The task:
Return, from the lines below, each one that includes the word "routing".

Stored records
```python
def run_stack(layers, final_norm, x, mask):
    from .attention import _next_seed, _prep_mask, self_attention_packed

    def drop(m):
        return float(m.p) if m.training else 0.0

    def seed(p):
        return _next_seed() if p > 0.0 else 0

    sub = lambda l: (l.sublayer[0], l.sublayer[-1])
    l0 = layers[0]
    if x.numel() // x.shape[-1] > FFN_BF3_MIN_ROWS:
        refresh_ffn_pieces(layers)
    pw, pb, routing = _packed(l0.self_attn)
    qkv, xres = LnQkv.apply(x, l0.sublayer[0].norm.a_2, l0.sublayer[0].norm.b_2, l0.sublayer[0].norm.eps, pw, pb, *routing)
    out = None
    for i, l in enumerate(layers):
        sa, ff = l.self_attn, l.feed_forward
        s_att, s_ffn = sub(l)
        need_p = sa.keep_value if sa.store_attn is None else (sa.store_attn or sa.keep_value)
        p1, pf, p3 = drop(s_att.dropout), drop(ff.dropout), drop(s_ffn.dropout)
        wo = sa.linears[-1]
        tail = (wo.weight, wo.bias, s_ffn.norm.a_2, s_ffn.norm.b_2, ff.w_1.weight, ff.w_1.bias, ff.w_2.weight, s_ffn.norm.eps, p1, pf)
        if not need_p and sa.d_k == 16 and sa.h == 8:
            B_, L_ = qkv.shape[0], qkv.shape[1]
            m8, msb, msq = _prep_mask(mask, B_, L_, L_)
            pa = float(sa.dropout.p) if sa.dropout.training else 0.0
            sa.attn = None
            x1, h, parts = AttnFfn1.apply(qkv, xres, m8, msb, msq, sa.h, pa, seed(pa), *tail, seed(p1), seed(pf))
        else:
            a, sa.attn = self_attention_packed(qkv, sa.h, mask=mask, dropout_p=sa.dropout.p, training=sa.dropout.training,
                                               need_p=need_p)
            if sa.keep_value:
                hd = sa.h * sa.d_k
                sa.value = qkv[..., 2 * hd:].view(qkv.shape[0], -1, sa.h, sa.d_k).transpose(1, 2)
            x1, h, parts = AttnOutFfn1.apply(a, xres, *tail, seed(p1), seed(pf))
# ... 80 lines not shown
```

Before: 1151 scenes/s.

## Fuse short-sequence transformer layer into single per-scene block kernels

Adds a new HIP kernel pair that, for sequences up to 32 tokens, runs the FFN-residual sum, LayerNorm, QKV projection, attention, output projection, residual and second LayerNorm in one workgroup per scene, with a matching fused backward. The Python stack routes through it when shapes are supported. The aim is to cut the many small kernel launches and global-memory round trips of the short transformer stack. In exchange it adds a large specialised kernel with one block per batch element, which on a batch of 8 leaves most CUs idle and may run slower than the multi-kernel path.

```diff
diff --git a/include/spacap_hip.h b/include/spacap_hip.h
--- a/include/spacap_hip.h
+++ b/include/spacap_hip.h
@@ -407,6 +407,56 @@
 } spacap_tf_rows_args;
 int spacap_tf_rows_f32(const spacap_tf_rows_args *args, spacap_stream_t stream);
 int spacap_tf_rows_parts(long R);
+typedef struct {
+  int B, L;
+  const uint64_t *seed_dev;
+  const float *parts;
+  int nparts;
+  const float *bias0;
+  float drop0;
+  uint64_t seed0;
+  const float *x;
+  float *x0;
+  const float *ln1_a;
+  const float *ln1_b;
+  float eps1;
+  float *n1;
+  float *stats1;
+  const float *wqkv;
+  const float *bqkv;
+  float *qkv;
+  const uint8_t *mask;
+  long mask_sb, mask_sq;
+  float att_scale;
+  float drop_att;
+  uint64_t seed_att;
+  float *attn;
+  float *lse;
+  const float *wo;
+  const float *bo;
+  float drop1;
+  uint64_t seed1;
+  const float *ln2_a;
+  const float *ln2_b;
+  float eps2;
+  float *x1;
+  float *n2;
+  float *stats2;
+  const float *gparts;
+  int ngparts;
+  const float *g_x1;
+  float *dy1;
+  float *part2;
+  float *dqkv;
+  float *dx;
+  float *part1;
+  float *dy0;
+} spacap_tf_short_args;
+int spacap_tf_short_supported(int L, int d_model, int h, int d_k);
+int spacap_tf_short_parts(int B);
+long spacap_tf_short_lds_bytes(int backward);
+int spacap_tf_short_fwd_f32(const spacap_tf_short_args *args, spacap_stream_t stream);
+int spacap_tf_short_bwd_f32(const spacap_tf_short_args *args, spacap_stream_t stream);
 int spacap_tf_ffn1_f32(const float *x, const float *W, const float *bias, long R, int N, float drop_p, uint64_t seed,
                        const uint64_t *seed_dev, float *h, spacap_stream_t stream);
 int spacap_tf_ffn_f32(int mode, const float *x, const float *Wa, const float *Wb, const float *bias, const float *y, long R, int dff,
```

* * *

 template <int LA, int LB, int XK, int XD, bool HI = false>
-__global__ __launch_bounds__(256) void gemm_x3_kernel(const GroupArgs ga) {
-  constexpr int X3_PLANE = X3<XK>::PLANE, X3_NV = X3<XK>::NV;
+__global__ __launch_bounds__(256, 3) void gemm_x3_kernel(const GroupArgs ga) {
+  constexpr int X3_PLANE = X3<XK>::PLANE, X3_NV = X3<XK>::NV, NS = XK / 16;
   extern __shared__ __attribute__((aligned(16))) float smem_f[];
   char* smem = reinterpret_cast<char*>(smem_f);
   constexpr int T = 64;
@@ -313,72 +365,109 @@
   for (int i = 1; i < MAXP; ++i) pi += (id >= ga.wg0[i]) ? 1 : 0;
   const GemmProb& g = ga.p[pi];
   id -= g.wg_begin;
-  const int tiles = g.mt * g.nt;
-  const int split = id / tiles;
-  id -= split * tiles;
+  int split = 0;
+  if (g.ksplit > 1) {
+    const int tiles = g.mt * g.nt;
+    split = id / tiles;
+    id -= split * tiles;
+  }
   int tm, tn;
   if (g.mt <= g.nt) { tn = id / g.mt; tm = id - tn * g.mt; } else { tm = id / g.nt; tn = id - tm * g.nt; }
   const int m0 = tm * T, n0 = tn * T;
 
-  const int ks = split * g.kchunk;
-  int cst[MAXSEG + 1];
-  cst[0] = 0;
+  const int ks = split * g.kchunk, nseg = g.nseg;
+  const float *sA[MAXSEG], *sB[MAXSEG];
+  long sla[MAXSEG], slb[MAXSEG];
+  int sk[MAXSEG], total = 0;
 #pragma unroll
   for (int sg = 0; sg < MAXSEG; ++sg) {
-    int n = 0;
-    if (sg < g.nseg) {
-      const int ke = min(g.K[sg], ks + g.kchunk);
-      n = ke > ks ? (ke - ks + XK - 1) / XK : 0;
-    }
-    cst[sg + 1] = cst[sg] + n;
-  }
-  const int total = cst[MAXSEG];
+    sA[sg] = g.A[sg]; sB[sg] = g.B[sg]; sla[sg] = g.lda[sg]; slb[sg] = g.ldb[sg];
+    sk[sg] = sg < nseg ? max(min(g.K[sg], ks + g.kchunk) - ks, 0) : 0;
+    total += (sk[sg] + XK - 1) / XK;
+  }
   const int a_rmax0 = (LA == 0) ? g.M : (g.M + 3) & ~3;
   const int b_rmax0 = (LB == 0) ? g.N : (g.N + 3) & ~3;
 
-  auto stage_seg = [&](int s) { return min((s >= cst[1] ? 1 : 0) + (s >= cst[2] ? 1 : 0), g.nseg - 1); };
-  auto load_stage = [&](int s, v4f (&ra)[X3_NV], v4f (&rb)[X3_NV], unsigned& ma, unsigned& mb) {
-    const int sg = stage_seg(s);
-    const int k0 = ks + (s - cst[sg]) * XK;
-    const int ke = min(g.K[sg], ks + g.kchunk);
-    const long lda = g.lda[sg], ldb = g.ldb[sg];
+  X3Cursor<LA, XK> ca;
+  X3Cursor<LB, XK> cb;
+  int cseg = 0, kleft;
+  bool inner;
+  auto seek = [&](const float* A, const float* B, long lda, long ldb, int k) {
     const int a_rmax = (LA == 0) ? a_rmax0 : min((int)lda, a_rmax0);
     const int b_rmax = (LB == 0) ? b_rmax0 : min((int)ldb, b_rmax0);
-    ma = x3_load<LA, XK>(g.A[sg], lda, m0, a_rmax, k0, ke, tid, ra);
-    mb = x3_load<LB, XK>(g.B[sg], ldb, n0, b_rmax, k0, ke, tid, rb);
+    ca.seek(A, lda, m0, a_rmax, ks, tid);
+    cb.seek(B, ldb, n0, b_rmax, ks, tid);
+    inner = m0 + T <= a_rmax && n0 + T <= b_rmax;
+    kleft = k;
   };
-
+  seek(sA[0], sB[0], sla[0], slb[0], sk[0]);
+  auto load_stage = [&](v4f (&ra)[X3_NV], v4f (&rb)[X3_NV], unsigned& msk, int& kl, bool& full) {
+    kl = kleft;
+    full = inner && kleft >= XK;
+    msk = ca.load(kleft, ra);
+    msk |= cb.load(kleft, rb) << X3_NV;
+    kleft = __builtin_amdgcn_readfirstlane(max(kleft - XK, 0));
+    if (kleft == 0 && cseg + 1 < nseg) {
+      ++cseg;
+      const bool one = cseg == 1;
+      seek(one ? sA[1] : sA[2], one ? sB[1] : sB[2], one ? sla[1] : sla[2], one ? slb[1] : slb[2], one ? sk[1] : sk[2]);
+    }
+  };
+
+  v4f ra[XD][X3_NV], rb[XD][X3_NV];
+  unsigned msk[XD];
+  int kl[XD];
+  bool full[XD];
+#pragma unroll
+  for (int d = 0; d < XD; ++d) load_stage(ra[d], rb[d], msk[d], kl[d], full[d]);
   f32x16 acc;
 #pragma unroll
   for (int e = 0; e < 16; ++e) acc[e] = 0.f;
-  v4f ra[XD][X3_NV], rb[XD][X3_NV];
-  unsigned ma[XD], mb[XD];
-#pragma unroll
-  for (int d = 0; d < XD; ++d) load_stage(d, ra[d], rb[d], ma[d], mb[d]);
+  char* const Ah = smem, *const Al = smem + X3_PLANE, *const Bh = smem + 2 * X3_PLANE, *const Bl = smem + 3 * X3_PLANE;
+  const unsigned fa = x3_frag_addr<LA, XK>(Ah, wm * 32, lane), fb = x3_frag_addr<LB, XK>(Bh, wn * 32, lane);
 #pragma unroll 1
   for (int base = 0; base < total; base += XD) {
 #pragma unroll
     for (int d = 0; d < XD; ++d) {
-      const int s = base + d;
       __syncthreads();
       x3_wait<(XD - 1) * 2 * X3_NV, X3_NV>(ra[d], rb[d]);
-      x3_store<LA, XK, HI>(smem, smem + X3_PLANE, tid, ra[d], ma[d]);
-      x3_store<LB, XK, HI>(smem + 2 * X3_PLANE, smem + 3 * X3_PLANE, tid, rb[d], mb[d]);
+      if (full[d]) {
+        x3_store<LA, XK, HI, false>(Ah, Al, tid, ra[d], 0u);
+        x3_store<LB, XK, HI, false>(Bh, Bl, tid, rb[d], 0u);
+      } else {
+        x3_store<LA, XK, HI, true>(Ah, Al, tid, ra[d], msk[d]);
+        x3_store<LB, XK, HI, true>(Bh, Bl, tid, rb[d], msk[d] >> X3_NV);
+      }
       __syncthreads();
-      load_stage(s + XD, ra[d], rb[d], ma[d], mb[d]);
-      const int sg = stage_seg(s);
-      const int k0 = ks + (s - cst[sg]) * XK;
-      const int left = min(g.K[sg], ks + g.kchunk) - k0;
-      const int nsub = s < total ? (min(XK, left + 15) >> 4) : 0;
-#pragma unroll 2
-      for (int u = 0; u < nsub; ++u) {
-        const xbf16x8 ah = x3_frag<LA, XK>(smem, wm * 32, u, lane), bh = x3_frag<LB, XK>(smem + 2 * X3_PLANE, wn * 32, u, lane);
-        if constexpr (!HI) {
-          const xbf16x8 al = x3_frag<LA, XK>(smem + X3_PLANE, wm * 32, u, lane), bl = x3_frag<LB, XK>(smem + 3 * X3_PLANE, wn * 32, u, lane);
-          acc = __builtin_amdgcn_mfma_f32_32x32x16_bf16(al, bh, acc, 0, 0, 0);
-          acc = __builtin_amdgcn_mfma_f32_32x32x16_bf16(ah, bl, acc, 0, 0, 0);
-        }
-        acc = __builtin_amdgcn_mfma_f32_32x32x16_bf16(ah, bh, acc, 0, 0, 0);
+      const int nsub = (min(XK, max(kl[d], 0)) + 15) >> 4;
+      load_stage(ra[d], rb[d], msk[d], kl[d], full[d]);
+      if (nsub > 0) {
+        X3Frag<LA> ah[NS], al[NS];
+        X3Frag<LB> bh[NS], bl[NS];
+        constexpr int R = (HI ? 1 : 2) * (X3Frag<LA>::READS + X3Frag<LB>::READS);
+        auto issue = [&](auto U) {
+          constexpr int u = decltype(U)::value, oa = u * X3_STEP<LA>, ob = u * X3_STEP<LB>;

Answer for this exercise:
    pw, pb, routing = _packed(l0.self_attn)
    qkv, xres = LnQkv.apply(x, l0.sublayer[0].norm.a_2, l0.sublayer[0].norm.b_2, l0.sublayer[0].norm.eps, pw, pb, *routing)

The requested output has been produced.